Article from New Trees, Ross Bayton & John Grimshaw

Recommended citation
'Telopea oreades' from the website Trees and Shrubs Online (treesandshrubsonline.org/articles/telopea/telopea-oreades/). Accessed 2019-12-09.

Shrub or tree to 12 m; highly branched. Leaves narrowly obovate to spathulate, papery, 11–28 × 1.5–6 cm, secondary veins indistinct above, distinct but not raised below, margins entire, apex acuminate. Inflorescences numerous, 5–8 cm diameter, each with 36–60 flowers; bracts inconspicuous, 1.5–7.5 cm long, pink or green with hairy apices. Flowers pink to crimson outside and deep red inside; perianth 2.8–3.6 cm long, tubular, style incurved. Follicle 5–7 cm long. Flowering August, fruiting October to December (New South Wales). Crisp & Weston 1987, 1995, 2002. Distribution AUSTRALIA: New South Wales (southeastern coastal ranges and in the Monga Valley), Victoria (East Gippsland). Habitat Temperate rain forest and wet eucalypt forest, between 200 and 1200 m asl. USDA Hardiness Zone 9. Conservation status Not evaluated. Illustration Irons 2006. Cross-reference S509.

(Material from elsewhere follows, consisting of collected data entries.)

# davnords/octic-vits

Measured on AMD Instinct MI355X. Metric: images/sec Hybrid Octic ViT-H/14 224² bf16 train step @1/2/4/8 MI355X, higher is better.
Workload: dtype bf16; 1 GPU; hybrid_deit_huge_patch14 (16 octic + 16 standard blocks, drop_path 0.5) DeiT-III train step: bf16-autocast fwd + bwd + LAMB + EMA, 224x224, batch 64/GPU (BASELINE configs[1]), data parallel over 1 GPU(s); global_batch=64, per_gpu_batch=64, accum_steps=1, parallelism=dp1, library_gemm_table=True, launch=hipGraph replay (whole step)

## Files before the change

include/octic_hip.h:

```cpp
#ifndef OCTIC_HIP_H
#define OCTIC_HIP_H

#include <stdint.h>

#ifdef __cplusplus
extern "C" {
#endif

#define OCTIC_ABI_VERSION 20

enum { OCTIC_F32 = 0, OCTIC_BF16 = 1, OCTIC_U8 = 2  };

enum {
  OCTIC_OK = 0,
  OCTIC_ESHAPE = -1,
  OCTIC_EALIGN = -2,
  OCTIC_EDTYPE = -3,
  OCTIC_ENULL = -4,
  OCTIC_EWORKSPACE = -5
};

typedef struct {
  void* ptr[5];
  int64_t ld[5];
// ... 129 lines not shown
int octic_attn_unpack_heads(void* const heads[3], const octic_view* y, int64_t B, int64_t T, int H, int c, int n_s,
                            int dtype, void* stream);

int octic_attn_fwd(const void* q, const void* k, const void* v, void* o, float* lse, int64_t B, int H, int T, int hd,
                   int64_t sB, int64_t sH, int64_t sT, int64_t oB, int64_t oH, int64_t oT, float scale, void* stream);

int octic_attn_bwd(const void* q, const void* k, const void* v, const void* o, const void* dout, const float* lse,
                   float* delta, void* dq, void* dk, void* dv, int64_t B, int H, int T, int hd, int64_t sB, int64_t sH,
                   int64_t sT, int64_t oB, int64_t oH, int64_t oT, int64_t gB, int64_t gH, int64_t gT, float scale,
                   int phase, void* stream);

int octic_attn_fwd_f32(const void* q, const void* k, const void* v, void* o, float* lse, int64_t B, int H, int T, int hd,
                       int64_t sB, int64_t sH, int64_t sT, int64_t oB, int64_t oH, int64_t oT, float scale, void* stream);
int octic_attn_bwd_f32(const void* q, const void* k, const void* v, const void* o, const void* dout, const float* lse,
                       float* delta, void* dq, void* dk, void* dv, int64_t B, int H, int T, int hd, int64_t sB, int64_t sH,
                       int64_t sT, int64_t oB, int64_t oH, int64_t oT, int64_t gB, int64_t gH, int64_t gT, float scale,
                       int phase, void* stream);

int octic_attn_fwd_packed(const void* qkv, void* o, float* lse, int64_t B, int H, int T, int c, int64_t ld_qkv,
                          int64_t ld_o, float scale, void* stream);
int octic_attn_bwd_packed(const void* qkv, const void* o, const void* dout, const float* lse, float* delta, void* dqkv,
                          int64_t B, int H, int T, int c, int64_t ld_qkv, int64_t ld_o, int64_t ld_g, float scale,
                          int phase, void* stream);

enum {
  OCTIC_ATTN_FWD_PERSIST = 0,
  OCTIC_ATTN_FWD_A80_ONESHOT = 1,
  OCTIC_ATTN_FWD_A80_ONLINE = 2,
  OCTIC_ATTN_FWD_RESIDENT = 3,
  OCTIC_ATTN_FWD_STREAM = 4,
  OCTIC_ATTN_FWD_F32 = 5
};
enum {
  OCTIC_ATTN_BWD_SINGLE = 0,
  OCTIC_ATTN_BWD_PAIR = 1,
  OCTIC_ATTN_BWD_STREAM = 2,
  OCTIC_ATTN_BWD_F32 = 3
};
int octic_attn_plan(int dtype, int T, int hd, int64_t ld_in, int64_t ld_out, int64_t ld_grad, int out[4]);
int octic_attn_skip_plan(int dtype, int T, int hd, int64_t ld_in, int64_t ld_out, int64_t ld_grad, int out[4]);

int octic_attn_fwd_skip(const void* q, const void* k, const void* v, void* o, float* lse, int64_t B, int H, int T, int hd,
                        int64_t sB, int64_t sH, int64_t sT, int64_t oB, int64_t oH, int64_t oT, float scale,
                        const float* sample_scale, void* stream);
int octic_attn_bwd_skip(const void* q, const void* k, const void* v, const void* o, const void* dout, const float* lse,
                        float* delta, void* dq, void* dk, void* dv, int64_t B, int H, int T, int hd, int64_t sB, int64_t sH,
                        int64_t sT, int64_t oB, int64_t oH, int64_t oT, int64_t gB, int64_t gH, int64_t gT, float scale,
                        int phase, const float* sample_scale, void* stream);
int octic_attn_fwd_packed_skip(const void* qkv, void* o, float* lse, int64_t B, int H, int T, int c, int64_t ld_qkv,
                               int64_t ld_o, float scale, const float* sample_scale, void* stream);
int octic_attn_bwd_packed_skip(const void* qkv, const void* o, const void* dout, const float* lse, float* delta, void* dqkv,
                               int64_t B, int H, int T, int c, int64_t ld_qkv, int64_t ld_o, int64_t ld_g, float scale,
                               int phase, const float* sample_scale, void* stream);
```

This species has been in cultivation since 1910, when it was introduced to Ludgvan Rectory in western Cornwall by the Revd A.T. Boscawen, and has grown at Wakehurst Place since 1968. As Clarke (1988) records, it has suffered from frost there in the past, but it can be expected to tolerate temperatures of –12ºC without harm (Irons 2006). It is becoming more frequently grown in southwestern Britain, where it is commercially available, but could be tried more widely, even away from the coast. A 3 m specimen at Tregrehan, planted in 2002, was flowering beautifully when seen in April 2008.